Work instructions:
Go through the records line by line from the top and repeat each one exactly, ending with the line that contains "prior = host_empty((self.H, self.W, 4), np.float32)".

Exercise input:
□ □ □ □ □
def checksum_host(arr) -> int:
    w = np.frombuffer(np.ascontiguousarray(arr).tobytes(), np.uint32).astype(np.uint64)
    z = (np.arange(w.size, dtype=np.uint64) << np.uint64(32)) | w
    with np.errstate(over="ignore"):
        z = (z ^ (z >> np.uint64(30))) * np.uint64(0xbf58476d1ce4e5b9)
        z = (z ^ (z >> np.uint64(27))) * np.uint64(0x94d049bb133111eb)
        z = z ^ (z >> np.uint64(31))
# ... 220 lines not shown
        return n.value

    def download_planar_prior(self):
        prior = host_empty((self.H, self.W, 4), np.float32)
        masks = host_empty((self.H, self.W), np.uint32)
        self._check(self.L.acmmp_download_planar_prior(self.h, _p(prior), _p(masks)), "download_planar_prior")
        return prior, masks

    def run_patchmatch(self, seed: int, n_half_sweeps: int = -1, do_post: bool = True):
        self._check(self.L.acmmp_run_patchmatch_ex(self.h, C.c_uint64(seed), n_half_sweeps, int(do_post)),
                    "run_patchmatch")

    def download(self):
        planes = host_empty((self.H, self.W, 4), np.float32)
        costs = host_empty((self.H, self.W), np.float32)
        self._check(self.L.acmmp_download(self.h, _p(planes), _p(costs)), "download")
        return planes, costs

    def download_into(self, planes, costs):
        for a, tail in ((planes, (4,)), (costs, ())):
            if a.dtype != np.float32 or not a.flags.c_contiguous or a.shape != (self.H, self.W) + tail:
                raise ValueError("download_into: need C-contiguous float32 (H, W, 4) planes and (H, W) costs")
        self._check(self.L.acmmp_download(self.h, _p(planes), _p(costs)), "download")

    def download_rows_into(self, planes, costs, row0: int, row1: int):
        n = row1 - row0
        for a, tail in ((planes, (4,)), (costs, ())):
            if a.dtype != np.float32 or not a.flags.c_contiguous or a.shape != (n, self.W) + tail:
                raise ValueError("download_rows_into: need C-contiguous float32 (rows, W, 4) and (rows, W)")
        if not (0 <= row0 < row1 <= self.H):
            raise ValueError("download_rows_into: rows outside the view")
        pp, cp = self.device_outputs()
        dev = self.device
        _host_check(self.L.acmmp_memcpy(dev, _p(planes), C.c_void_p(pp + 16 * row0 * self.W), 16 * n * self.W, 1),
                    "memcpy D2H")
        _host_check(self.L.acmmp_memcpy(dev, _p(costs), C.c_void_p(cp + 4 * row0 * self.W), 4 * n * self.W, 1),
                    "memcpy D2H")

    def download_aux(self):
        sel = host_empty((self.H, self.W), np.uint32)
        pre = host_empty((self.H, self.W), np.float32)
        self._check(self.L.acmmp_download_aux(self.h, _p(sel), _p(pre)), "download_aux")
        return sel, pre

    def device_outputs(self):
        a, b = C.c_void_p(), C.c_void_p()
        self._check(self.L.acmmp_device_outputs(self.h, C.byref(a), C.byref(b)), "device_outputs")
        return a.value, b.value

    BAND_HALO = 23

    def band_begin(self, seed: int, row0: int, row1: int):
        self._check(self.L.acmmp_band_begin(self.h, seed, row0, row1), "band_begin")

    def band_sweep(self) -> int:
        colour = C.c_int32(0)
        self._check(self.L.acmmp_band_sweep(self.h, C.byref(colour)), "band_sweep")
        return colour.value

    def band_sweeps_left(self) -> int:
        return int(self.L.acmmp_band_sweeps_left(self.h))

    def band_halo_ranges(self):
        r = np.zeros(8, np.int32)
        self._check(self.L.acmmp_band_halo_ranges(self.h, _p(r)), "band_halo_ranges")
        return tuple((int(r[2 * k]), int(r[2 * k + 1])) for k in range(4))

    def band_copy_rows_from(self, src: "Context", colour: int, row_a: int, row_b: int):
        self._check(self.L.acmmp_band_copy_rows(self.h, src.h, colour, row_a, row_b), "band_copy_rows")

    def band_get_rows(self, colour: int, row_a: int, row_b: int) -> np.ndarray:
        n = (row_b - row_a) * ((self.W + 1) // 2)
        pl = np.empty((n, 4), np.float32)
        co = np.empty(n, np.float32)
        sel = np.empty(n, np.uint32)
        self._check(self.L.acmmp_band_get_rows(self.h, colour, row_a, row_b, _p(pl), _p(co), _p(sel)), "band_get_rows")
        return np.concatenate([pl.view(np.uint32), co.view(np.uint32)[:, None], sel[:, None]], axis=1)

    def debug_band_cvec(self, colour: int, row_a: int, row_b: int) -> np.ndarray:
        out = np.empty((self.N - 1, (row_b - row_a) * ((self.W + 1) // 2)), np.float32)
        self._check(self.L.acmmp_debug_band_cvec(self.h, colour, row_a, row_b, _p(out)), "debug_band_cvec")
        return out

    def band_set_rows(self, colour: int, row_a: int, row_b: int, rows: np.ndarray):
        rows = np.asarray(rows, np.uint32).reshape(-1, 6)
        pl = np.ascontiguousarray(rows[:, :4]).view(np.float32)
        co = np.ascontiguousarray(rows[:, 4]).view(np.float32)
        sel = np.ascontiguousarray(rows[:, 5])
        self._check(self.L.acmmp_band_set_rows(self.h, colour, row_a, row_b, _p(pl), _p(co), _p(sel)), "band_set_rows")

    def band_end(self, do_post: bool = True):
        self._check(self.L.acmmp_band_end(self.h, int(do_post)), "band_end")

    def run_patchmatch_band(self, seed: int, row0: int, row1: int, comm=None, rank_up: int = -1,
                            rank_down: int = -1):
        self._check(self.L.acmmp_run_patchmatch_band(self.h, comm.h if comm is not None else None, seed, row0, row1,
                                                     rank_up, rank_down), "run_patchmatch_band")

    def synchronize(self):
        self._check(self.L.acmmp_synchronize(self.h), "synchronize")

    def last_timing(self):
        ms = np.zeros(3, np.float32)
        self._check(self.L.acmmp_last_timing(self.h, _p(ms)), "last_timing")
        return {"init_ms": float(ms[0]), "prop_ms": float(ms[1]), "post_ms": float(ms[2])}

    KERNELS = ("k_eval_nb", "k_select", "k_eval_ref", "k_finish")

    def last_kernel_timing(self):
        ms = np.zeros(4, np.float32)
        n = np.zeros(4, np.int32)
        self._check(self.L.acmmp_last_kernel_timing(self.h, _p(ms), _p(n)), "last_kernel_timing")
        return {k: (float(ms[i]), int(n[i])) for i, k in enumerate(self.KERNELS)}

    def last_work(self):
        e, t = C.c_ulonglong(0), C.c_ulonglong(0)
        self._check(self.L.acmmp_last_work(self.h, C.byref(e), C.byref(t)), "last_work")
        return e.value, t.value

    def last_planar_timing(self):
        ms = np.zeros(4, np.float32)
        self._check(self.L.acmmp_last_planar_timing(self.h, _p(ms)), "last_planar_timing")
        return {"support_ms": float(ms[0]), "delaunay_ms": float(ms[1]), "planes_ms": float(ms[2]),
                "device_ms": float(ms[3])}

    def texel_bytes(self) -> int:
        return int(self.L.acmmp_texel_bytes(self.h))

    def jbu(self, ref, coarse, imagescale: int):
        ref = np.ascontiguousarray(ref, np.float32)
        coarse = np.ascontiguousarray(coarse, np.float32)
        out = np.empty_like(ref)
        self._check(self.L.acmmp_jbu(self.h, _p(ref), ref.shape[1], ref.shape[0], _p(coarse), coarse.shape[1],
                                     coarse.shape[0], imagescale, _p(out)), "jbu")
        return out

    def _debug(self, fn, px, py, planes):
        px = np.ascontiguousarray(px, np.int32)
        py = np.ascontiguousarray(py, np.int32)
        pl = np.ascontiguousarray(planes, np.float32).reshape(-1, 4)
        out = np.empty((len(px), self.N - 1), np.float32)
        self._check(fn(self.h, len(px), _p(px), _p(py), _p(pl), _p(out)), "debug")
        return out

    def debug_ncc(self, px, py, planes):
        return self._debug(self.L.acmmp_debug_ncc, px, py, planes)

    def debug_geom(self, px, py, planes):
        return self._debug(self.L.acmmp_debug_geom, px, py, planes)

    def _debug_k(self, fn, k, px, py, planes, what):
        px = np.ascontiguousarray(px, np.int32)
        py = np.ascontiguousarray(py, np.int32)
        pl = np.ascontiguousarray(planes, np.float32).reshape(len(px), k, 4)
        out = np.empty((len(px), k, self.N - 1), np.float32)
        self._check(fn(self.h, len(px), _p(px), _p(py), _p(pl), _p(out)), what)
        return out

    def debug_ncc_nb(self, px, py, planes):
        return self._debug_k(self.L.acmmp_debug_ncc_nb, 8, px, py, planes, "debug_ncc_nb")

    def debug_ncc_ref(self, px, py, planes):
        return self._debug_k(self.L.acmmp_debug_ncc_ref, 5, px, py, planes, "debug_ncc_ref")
□ □ □ □ □
Result below:
def checksum_host(arr) -> int:
    w = np.frombuffer(np.ascontiguousarray(arr).tobytes(), np.uint32).astype(np.uint64)
    z = (np.arange(w.size, dtype=np.uint64) << np.uint64(32)) | w
    with np.errstate(over="ignore"):
        z = (z ^ (z >> np.uint64(30))) * np.uint64(0xbf58476d1ce4e5b9)
        z = (z ^ (z >> np.uint64(27))) * np.uint64(0x94d049bb133111eb)
        z = z ^ (z >> np.uint64(31))
# ... 220 lines not shown
        return n.value

    def download_planar_prior(self):
        prior = host_empty((self.H, self.W, 4), np.float32)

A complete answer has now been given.